[Items listed in a dataset]
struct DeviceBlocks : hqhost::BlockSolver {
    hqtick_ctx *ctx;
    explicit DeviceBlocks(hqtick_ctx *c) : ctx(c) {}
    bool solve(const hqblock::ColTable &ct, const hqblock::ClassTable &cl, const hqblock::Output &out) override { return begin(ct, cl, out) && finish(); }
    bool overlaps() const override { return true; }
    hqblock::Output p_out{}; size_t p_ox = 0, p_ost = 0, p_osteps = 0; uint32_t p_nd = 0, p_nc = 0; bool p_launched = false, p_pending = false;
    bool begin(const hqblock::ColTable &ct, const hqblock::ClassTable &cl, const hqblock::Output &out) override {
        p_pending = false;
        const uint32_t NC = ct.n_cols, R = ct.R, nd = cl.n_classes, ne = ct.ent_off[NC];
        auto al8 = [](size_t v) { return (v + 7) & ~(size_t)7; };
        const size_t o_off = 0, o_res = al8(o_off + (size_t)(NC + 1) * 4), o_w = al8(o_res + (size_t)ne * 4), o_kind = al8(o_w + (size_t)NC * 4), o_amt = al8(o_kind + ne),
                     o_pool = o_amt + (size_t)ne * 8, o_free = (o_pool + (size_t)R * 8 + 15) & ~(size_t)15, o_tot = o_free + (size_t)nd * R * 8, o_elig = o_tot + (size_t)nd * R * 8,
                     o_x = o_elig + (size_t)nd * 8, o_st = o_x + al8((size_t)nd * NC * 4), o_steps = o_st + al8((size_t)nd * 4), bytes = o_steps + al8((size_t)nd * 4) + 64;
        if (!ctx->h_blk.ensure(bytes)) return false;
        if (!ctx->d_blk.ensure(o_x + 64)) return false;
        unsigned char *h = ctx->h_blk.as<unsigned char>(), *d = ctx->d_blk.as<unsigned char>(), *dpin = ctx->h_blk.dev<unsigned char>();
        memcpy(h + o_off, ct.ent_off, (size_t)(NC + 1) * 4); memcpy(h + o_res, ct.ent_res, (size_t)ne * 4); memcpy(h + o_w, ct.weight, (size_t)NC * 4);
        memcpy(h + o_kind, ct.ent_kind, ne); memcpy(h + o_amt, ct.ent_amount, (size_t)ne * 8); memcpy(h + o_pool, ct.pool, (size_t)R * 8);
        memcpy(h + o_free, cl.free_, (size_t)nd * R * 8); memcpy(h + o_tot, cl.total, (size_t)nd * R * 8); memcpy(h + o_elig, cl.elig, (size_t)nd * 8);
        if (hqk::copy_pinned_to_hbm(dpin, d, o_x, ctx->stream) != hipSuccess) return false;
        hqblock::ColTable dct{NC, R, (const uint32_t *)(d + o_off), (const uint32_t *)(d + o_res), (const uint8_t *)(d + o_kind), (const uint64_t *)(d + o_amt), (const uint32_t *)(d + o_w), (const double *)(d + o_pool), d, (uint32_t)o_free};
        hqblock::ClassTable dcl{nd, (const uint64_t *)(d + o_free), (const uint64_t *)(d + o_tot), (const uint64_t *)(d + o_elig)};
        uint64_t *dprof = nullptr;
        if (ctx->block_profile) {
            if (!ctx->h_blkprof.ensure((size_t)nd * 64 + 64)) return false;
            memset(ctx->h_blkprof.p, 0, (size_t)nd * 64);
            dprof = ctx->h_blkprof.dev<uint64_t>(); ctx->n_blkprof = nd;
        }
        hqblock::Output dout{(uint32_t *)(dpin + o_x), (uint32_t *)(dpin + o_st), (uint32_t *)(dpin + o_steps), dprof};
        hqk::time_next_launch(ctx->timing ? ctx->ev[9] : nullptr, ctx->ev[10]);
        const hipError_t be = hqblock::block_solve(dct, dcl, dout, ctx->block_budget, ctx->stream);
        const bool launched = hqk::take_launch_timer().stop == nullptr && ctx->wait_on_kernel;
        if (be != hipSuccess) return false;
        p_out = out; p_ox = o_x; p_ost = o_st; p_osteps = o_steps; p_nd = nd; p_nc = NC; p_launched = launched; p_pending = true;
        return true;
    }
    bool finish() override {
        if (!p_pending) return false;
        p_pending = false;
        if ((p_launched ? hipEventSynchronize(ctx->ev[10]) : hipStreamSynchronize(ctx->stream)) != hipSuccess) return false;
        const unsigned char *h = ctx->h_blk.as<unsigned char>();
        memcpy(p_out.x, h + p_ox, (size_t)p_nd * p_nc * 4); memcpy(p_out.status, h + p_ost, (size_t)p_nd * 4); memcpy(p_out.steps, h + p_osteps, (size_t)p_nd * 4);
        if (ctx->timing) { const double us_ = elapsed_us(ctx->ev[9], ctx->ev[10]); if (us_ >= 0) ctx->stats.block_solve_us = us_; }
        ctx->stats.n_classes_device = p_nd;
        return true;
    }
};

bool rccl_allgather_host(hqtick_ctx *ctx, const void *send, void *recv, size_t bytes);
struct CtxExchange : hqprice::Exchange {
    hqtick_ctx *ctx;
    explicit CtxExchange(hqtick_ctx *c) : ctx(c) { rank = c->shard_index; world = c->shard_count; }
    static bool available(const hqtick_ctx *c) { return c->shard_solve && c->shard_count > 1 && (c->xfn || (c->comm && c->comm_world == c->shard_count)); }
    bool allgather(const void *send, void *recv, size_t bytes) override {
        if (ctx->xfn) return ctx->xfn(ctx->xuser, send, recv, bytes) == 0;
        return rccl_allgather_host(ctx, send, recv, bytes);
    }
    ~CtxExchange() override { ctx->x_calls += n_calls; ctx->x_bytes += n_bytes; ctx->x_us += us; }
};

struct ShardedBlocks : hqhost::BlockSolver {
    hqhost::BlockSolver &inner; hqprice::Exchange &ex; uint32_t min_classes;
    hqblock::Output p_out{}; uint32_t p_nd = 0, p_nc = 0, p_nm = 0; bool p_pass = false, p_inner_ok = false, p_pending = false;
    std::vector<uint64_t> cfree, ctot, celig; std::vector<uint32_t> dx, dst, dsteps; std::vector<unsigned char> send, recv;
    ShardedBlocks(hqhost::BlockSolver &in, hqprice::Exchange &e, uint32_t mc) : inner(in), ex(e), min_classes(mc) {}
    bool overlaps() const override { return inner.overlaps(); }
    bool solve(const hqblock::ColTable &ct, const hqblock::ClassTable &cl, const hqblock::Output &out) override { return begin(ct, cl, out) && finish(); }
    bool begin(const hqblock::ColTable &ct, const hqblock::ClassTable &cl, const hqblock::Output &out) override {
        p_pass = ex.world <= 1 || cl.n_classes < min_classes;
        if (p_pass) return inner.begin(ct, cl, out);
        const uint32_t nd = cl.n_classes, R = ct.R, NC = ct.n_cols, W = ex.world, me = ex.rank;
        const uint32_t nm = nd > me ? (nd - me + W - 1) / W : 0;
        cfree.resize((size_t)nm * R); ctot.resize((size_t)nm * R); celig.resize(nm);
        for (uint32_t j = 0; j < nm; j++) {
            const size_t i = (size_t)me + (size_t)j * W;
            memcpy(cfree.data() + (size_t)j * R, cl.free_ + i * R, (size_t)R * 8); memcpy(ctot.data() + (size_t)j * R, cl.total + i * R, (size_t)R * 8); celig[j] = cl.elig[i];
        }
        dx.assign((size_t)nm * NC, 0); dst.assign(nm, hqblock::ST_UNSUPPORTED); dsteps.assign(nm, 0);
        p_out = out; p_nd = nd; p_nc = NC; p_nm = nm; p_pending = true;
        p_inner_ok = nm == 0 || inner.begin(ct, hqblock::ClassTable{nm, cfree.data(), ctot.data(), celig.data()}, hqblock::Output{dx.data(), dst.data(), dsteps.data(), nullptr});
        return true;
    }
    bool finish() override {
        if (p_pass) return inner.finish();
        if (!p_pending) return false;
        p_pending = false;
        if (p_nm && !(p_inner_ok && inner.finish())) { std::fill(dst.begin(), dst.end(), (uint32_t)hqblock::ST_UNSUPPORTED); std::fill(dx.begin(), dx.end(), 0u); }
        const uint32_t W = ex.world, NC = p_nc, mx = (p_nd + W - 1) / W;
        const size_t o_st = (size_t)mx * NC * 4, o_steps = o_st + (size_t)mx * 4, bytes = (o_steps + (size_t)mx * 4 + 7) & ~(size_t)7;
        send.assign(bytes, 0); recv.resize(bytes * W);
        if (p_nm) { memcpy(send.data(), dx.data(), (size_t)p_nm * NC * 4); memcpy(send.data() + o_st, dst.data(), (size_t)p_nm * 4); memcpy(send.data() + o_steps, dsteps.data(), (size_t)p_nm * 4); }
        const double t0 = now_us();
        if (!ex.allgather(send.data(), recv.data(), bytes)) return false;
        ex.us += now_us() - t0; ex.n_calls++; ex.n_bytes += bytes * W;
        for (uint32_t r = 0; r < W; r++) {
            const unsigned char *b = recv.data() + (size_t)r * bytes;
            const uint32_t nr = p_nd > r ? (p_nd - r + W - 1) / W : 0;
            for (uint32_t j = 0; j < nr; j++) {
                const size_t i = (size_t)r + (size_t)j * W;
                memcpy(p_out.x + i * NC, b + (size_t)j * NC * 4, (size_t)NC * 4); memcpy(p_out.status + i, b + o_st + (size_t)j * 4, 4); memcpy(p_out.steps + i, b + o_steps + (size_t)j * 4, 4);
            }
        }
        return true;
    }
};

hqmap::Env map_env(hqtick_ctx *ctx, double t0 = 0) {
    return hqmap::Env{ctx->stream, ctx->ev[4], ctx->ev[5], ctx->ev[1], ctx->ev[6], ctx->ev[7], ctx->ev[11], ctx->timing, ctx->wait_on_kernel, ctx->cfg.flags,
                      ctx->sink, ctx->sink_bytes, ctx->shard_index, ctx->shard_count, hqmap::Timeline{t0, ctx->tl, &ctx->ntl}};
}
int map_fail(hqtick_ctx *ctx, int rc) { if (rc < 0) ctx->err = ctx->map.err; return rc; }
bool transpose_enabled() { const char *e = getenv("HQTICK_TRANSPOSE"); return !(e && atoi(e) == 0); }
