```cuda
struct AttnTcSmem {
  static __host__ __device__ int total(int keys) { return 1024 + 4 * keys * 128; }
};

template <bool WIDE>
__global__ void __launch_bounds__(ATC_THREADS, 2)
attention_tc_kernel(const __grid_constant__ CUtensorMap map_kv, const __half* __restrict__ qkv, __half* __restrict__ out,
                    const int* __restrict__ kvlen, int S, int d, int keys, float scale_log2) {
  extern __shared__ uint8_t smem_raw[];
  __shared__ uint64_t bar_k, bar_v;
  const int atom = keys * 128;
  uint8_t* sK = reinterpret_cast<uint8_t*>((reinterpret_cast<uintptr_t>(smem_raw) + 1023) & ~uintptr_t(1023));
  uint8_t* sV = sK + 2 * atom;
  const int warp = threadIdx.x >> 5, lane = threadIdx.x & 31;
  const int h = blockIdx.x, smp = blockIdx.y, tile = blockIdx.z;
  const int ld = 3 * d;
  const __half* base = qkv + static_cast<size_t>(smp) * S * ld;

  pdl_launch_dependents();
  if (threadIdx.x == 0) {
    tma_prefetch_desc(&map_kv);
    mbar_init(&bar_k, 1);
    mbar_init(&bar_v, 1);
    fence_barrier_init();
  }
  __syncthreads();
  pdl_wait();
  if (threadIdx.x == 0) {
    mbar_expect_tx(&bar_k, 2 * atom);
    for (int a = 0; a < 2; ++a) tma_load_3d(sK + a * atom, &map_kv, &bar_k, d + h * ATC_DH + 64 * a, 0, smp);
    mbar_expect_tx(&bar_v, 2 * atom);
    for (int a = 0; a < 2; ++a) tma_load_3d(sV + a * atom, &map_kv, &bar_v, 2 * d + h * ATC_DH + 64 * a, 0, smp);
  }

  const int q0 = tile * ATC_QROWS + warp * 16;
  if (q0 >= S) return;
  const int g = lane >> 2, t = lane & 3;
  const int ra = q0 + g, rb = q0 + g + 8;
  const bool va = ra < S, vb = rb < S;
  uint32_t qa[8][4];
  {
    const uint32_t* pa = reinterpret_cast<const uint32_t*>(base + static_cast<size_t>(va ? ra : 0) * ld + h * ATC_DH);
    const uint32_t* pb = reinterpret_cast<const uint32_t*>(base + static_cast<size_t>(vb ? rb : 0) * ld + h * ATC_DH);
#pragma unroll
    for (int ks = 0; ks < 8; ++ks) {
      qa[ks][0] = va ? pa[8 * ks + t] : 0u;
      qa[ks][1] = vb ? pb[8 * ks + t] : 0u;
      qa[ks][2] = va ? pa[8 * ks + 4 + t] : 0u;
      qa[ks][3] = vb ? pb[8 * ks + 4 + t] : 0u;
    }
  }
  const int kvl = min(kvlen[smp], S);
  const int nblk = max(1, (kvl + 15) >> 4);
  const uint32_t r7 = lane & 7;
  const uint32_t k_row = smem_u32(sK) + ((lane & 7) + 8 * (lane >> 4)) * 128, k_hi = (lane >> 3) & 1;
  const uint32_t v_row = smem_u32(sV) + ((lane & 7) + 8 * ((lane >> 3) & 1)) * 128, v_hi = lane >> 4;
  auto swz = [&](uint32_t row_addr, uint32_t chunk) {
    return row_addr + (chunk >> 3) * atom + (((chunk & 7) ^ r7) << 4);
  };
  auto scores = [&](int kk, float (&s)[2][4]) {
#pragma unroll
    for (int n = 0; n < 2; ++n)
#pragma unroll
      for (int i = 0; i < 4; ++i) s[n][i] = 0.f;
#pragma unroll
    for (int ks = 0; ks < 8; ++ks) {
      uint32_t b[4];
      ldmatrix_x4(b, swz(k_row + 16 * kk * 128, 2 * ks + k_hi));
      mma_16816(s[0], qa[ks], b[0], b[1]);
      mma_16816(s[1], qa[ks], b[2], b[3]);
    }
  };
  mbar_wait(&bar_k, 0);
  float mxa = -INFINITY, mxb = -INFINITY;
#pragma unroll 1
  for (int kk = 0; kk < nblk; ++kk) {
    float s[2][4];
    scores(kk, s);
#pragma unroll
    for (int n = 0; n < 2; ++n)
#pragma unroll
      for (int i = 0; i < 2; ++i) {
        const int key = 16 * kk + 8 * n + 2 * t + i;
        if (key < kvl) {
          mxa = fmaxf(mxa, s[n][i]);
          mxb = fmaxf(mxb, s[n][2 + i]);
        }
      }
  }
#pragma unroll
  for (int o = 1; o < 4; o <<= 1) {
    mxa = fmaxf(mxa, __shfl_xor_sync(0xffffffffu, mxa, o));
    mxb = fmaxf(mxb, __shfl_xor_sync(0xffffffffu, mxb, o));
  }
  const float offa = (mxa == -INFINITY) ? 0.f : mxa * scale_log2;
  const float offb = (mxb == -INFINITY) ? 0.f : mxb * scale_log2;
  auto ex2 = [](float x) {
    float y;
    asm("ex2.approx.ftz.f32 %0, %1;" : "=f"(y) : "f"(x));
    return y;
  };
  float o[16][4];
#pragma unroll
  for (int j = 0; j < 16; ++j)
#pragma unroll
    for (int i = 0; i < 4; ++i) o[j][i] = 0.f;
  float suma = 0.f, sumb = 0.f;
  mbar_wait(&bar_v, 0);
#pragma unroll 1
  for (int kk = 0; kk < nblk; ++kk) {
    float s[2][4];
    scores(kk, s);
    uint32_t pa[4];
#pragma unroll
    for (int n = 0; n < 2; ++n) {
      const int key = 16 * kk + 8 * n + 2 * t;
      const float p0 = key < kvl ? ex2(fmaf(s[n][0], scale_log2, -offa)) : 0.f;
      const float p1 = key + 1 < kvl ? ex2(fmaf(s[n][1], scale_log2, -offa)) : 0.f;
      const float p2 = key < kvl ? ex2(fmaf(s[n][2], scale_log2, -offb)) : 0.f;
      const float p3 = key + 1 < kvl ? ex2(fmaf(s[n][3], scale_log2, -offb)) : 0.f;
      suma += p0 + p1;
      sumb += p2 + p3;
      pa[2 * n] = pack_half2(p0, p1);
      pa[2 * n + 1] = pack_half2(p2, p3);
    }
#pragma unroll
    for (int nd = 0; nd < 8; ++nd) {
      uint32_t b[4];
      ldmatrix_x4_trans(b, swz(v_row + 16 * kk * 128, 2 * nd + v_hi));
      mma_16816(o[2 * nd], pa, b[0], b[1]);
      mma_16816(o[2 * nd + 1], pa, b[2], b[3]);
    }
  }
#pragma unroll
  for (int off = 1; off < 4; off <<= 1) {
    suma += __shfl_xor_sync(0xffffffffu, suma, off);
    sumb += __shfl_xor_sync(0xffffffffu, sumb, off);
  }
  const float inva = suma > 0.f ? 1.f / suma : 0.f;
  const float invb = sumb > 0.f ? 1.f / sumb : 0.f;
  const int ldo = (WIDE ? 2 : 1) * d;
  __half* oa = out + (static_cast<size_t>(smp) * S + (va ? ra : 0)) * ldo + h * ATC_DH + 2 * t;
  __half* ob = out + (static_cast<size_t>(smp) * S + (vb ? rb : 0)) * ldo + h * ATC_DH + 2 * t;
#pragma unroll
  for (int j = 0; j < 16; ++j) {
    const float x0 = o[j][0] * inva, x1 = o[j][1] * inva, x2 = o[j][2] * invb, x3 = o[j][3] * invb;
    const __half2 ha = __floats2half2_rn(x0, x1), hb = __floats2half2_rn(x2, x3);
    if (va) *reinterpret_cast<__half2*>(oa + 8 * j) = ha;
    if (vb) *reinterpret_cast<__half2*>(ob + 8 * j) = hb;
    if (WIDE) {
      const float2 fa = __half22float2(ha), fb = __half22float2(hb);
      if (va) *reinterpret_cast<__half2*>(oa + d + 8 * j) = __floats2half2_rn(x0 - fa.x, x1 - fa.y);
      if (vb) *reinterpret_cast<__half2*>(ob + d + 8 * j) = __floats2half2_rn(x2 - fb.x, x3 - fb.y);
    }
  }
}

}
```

◆ **Work request**: Give again, exactly as written, the lines running from the first line of the data above through the line that contains "auto al8 = [](size_t".

◆ **Task solution**:
struct DeviceBlocks : hqhost::BlockSolver {
    hqtick_ctx *ctx;
    explicit DeviceBlocks(hqtick_ctx *c) : ctx(c) {}
    bool solve(const hqblock::ColTable &ct, const hqblock::ClassTable &cl, const hqblock::Output &out) override { return begin(ct, cl, out) && finish(); }
    bool overlaps() const override { return true; }
    hqblock::Output p_out{}; size_t p_ox = 0, p_ost = 0, p_osteps = 0; uint32_t p_nd = 0, p_nc = 0; bool p_launched = false, p_pending = false;
    bool begin(const hqblock::ColTable &ct, const hqblock::ClassTable &cl, const hqblock::Output &out) override {
        p_pending = false;
        const uint32_t NC = ct.n_cols, R = ct.R, nd = cl.n_classes, ne = ct.ent_off[NC];
        auto al8 = [](size_t v) { return (v + 7) & ~(size_t)7; };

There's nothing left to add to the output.